Je ne vais pas vous bassiner de salades, je vais être cash. Moi, l’homme tellement attaché à son épouse, n’a pu longtemps résister aux signes d’une personne magnifiquement jeune, pleine d’entrain et de folle envie de croquer la

vie à pleine dents. La jeune femme avec qui je fricote depuis un moment déjà, est celle avec qui je suis souvent en contact pour mes commandes. Que voulez-vous, ce bol d’air frais m’a revigoré ! Mais faut surtout pas me mettre la photo de ma femme sous les yeux maintenant, je risquerai de me mettre à pleurer. Parce que, oui, je ne me réjouis pas de lui être infidèle et je tremble qu’elle ne se rende compte de quoi que ce soit.

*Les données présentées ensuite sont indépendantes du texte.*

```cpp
JitState jit_state(const JitKernel* k)
{
	if (!k) return JIT_FAILED;
	Queue& q = queue();
	std::lock_guard<std::mutex> g(q.mu);
	return k->state;
}

const void* jit_code(const JitKernel* k, size_t* bytes) { *bytes = k->code.size(); return k->code.data(); }
const char* jit_kernel_name(const JitKernel* k) { return k->name.c_str(); }
double jit_compile_seconds(const JitKernel* k) { return k->seconds; }

}
```

astc-encoder_amd/csrc/kernel_ldr.hip:

```cpp
#define ASTC_VARIANT v_ldr
#define ASTC_ENABLE_HDR 0
#define ASTC_KERNEL_NAME astc_compress_blocks_ldr
#define ASTC_PREPARE_NAME astc_kernel_prepare_ldr
#define ASTC_LAUNCH_NAME astc_kernel_launch_ldr
#include "kernel_impl.h"
```

astc-encoder_amd/csrc/kernel_ldr64.hip:

```cpp
#define ASTC_VARIANT v_ldr64
#define ASTC_ENABLE_HDR 0
#define ASTC_TEXELS_LE_64 1
#define ASTC_KERNEL_NAME astc_compress_blocks_ldr64
#define ASTC_PREPARE_NAME astc_kernel_prepare_ldr64
#define ASTC_LAUNCH_NAME astc_kernel_launch_ldr64
#include "kernel_impl.h"
```

astc-encoder_amd/csrc/kernel_ldr_6x6m.hip:

```cpp
#define ASTC_VARIANT v_ldr_6x6m
#define ASTC_ENABLE_HDR 0
#define ASTC_TEXELS_LE_64 1
#define ASTC_FIXED_CONTEXT 1
#define ASTC_FIXED_ldr_6x6_medium 1
#define ASTC_KERNEL_NAME astc_compress_blocks_ldr_6x6m
#define ASTC_PREPARE_NAME astc_kernel_prepare_ldr_6x6m
#define ASTC_LAUNCH_NAME astc_kernel_launch_ldr_6x6m
#include "kernel_impl.h"
```

astc-encoder_amd/csrc/kernel_ldr_8x8t.hip:

```cpp
#define ASTC_VARIANT v_ldr_8x8t
#define ASTC_ENABLE_HDR 0
#define ASTC_TEXELS_LE_64 1
#define ASTC_FIXED_CONTEXT 1
#define ASTC_FIXED_ldr_8x8_thorough 1
#define ASTC_KERNEL_NAME astc_compress_blocks_ldr_8x8t
#define ASTC_PREPARE_NAME astc_kernel_prepare_ldr_8x8t
#define ASTC_LAUNCH_NAME astc_kernel_launch_ldr_8x8t
#include "kernel_impl.h"
```

astc-encoder_amd/csrc/wave_block.h:

```cpp
#pragma once
#if !defined(__HIP_DEVICE_COMPILE__)
#include <stddef.h>
#include <stdio.h>
#include <stdlib.h>
#endif
#include "wave_ctx.h"
#include "wave_quad.h"
#include "wave_load.h"
#include "wave_ideal.h"
#include "wave_weights.h"
#include "wave_format.h"
#include "wave_color.h"
#include "wave_refine.h"
#include "wave_batch.h"
#include "wave_partition.h"
#include "wave_pack.h"

namespace astcd { inline namespace ASTC_VARIANT {

WV_FN void copy_scb(Scb& dst, const Scb& src)
{
	const uint32_t* s = reinterpret_cast<const uint32_t*>(&src);
	uint32_t* d = reinterpret_cast<uint32_t*>(&dst);
	WV_FOR(i, (int)(sizeof(Scb) / 4)) { d[i] = s[i]; }
// ... 829 lines not shown
	const PartView pv = part_view_lds(c, partition_count, partition_packed);
	if (dual)
	{
		WV_FOR(ch, 4)
		{
			int plane = ch == plane2_component ? 1 : 0;
			tr.rgbs[1][ch] = tr.ep0[plane][0][ch];
			tr.rgbs[2][ch] = tr.ep1[plane][0][ch];
		}
		WV_SYNC();
	}
	PROF_SCOPE(c, PS_FORMATS);
	if (partition_count == 1)
		compute_ideal_endpoint_formats(c, part_view_lds(c, 1, 0), dual ? &tr.rgbs[1] : tr.ep0[0], dual ? &tr.rgbs[2] : tr.ep1[0], start, end);
	else
		compute_ideal_endpoint_formats(c, pv, tr.ep0[0], tr.ep1[0], start, end);
	select_candidate_modes(c, partition_count, start, end);
}

WV_FN float stage_refine(int partition_count, int partition_packed, int plane2_component, float tune_errorval_threshold)
{
	const Ctx c = ctx_make();
	partition_count = wv_uniform(partition_count); partition_packed = wv_uniform(partition_packed);
	plane2_component = wv_uniform(plane2_component); tune_errorval_threshold = wv_uniform(tune_errorval_threshold);
	PROF_SCOPE(c, PS_X2);
	return refine_candidates(c, partition_count, partition_packed, plane2_component, tune_errorval_threshold);
}

__attribute__((always_inline)) WV_FN float compress_trial(const Ctx& c, bool dual, bool only_always, float tune_errorval_threshold,
                           int partition_count, int partition_packed, int plane2_component, int quant_limit)
{
	PROF_SCOPE(c, PS_X3);
	tune_errorval_threshold = wv_uniform(tune_errorval_threshold);
	TRACE_PUT(c, TR_PASS, (float)(partition_count * 64 + (dual ? 2 : 1) * 8 + (plane2_component + 1)));
#if defined(ASTC_TRACE)
	if (partition_count > 1) TRACE_PUT(c, TR_PARTITION_INDEX, (float)part_view(c, partition_count, partition_packed).h->partition_index);
#endif
	const int max_weight_quant = i_min((int)QUANT_32, quant_limit);
	const int max_decimation_modes = wv_uniform(only_always ? (int)c.root->decimation_mode_count_always : (int)c.root->decimation_mode_count_selected);
	const int ref_mask = (int)((1u << (max_weight_quant + 1)) - 1);
	int mode_start, mode_end;
	if (dual)
	{
		mode_start = wv_uniform((int)c.root->block_mode_count_1plane_selected);
		mode_end = wv_uniform((int)c.root->block_mode_count_1plane_2plane_selected);
	}
	else
	{
		mode_start = 0;
		mode_end = wv_uniform(only_always ? (int)c.root->block_mode_count_1plane_always : (int)c.root->block_mode_count_1plane_selected);
	}

	DUP_STAGE(c, DUP_IDEAL, stage_ideal(dual, partition_count, partition_packed, plane2_component));
	DUP_STAGE(c, DUP_DECIMATE, stage_decimate(dual ? 2 : 1, ref_mask, max_decimation_modes));
	DUP_STAGE(c, DUP_ANGULAR, stage_angular(dual, partition_count, plane2_component, max_decimation_modes, ref_mask, max_weight_quant));
	DUP_STAGE(c, DUP_MODES_FORMATS, {
	DUP_STAGE(c, DUP_MODES, stage_modes(partition_count, mode_start, mode_end, max_weight_quant, dual));
	stage_formats(dual, partition_count, partition_packed, plane2_component, mode_start, mode_end); });
	return wv_uniform(stage_refine(partition_count, partition_packed, dual ? plane2_component : -1, tune_errorval_threshold));
}

__attribute__((always_inline)) WV_FN float compress_block_1plane(const Ctx& c, bool only_always, float tune_errorval_threshold,
                                  int partition_count, int partition_packed, int quant_limit)
{
	return compress_trial(c, false, only_always, tune_errorval_threshold, partition_count, partition_packed, -1, quant_limit);
}

__attribute__((always_inline)) WV_FN float compress_block_2planes(const Ctx& c, float tune_errorval_threshold, int plane2_component, int quant_limit)
{
	return compress_trial(c, true, false, tune_errorval_threshold, 1, 0, plane2_component, quant_limit);
}

WV_FN float prepare_block_statistics(const Ctx& c)
{
	TrialInfo& tr = c.tr();
	const BlkInfo& blk = c.blk();
	const int T = c.T;

	WV_FOR(k, 15)
	{
		const int ca[15] = { 0, 0, 1, 2, 3, 0, 1, 2, 3, 0, 0, 0, 1, 1, 2 };
		const int cb[15] = { -1, -1, -1, -1, -1, 0, 1, 2, 3, 1, 2, 3, 2, 3, 3 };
		const float* da = c.data(ca[k]);
		const float* db = cb[k] >= 0 ? c.data(cb[k]) : da;
		float acc = 0.0f;
		for (int i = 0; i < T; i++)
		{
			float weight = hadd4(cw_of(blk, 0), cw_of(blk, 1), cw_of(blk, 2), cw_of(blk, 3)) / 4.0f;
			if (k == 0) acc += weight;
			else
			{
				float aw = da[i] * weight;
				if (cb[k] < 0) acc += aw;
				else acc += db[i] * aw;
			}
		}
		tr.fbox[k] = acc;
	}
	WV_SYNC();

	const float* s = tr.fbox;
	float weight_sum = s[0], rs = s[1], gs = s[2], bs = s[3], as = s[4];
	float rr_var = s[5], gg_var = s[6], bb_var = s[7], aa_var = s[8];
	float rg_cov = s[9], rb_cov = s[10], ra_cov = s[11], gb_cov = s[12], ga_cov = s[13], ba_cov = s[14];

	float rpt = 1.0f / f_max(weight_sum, 1e-7f);

	rr_var -= rs * (rs * rpt);
	rg_cov -= gs * (rs * rpt);
	rb_cov -= bs * (rs * rpt);
	ra_cov -= as * (rs * rpt);

	gg_var -= gs * (gs * rpt);
	gb_cov -= bs * (gs * rpt);
	ga_cov -= as * (gs * rpt);

	bb_var -= bs * (bs * rpt);
	ba_cov -= as * (bs * rpt);

	aa_var -= as * (as * rpt);

	rg_cov *= 1.0f / f_sqrt(rr_var * gg_var);
	rb_cov *= 1.0f / f_sqrt(rr_var * bb_var);
	ra_cov *= 1.0f / f_sqrt(rr_var * aa_var);
	gb_cov *= 1.0f / f_sqrt(gg_var * bb_var);
	ga_cov *= 1.0f / f_sqrt(gg_var * aa_var);
	ba_cov *= 1.0f / f_sqrt(bb_var * aa_var);

	if (f_isnan(rg_cov)) rg_cov = 1.0f;
	if (f_isnan(rb_cov)) rb_cov = 1.0f;
	if (f_isnan(ra_cov)) ra_cov = 1.0f;
	if (f_isnan(gb_cov)) gb_cov = 1.0f;
	if (f_isnan(ga_cov)) ga_cov = 1.0f;
	if (f_isnan(ba_cov)) ba_cov = 1.0f;

	float lowest_correlation = f_min(f_abs(rg_cov), f_abs(rb_cov));
	lowest_correlation = f_min(lowest_correlation, f_abs(ra_cov));
	lowest_correlation = f_min(lowest_correlation, f_abs(gb_cov));
	lowest_correlation = f_min(lowest_correlation, f_abs(ga_cov));
	lowest_correlation = f_min(lowest_correlation, f_abs(ba_cov));
	WV_SYNC();
	return lowest_correlation;
}
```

Pourtant, ce n’est pas ce qui m’empêche de continuer d’entretenir une liaison avec ma maitresse. Un seul petit moment passé en sa compagnie me requinque et m’évite la déprime. Je suis devenu accro à cette pilule de l’ivresse. Avec cette dernière, libéré de mon masque d’homme sérieux, je m’amuse beaucoup. Le bucolique programme qui m’appelle, toujours riche de palpitants rebondissements ne peut tout simplement pas se refuser. Avec elle, une simple marche au bord de l’eau est un instant idyllique et je n’ai pas envie de m’en priver. Cependant, il me suffit de me rappeler que je ne souhaite absolument pas que mon secret soit dévoilé pour ramener la tristesse mon âme.

L’attachement inattendu de part et d’autre commence à tirer sur une corde sensible.

Je m’en veux de cette malhonnêteté que j’inflige à deux personnes. D’un côté, il y a ma femme, elle est la gardienne de mon équilibre. Mon refuge sacré se trouve dans ma maison avec mon épouse et mes enfants. Je suis incapable de ressentir les choses autrement malgré la présence derrière le rideau d’une tierce personne. Et je m’en veux justement de ne pas pouvoir le lui dire explicitement surtout qu’un attachement inattendu de sa part commence à se faire sentir. Et ça je ne l’avais pas prévu même si cinq années se sont déjà écoulées. Cette jeune ne peut malheureusement pas compter sur moi pour espérer un mariage, ou des enfants et je n’ai pas le droit d’être égoïste et de l’en priver. En même temps, je peine à la laisser filer. Le plus dur c’est qu’il faudra bien prendre une décision».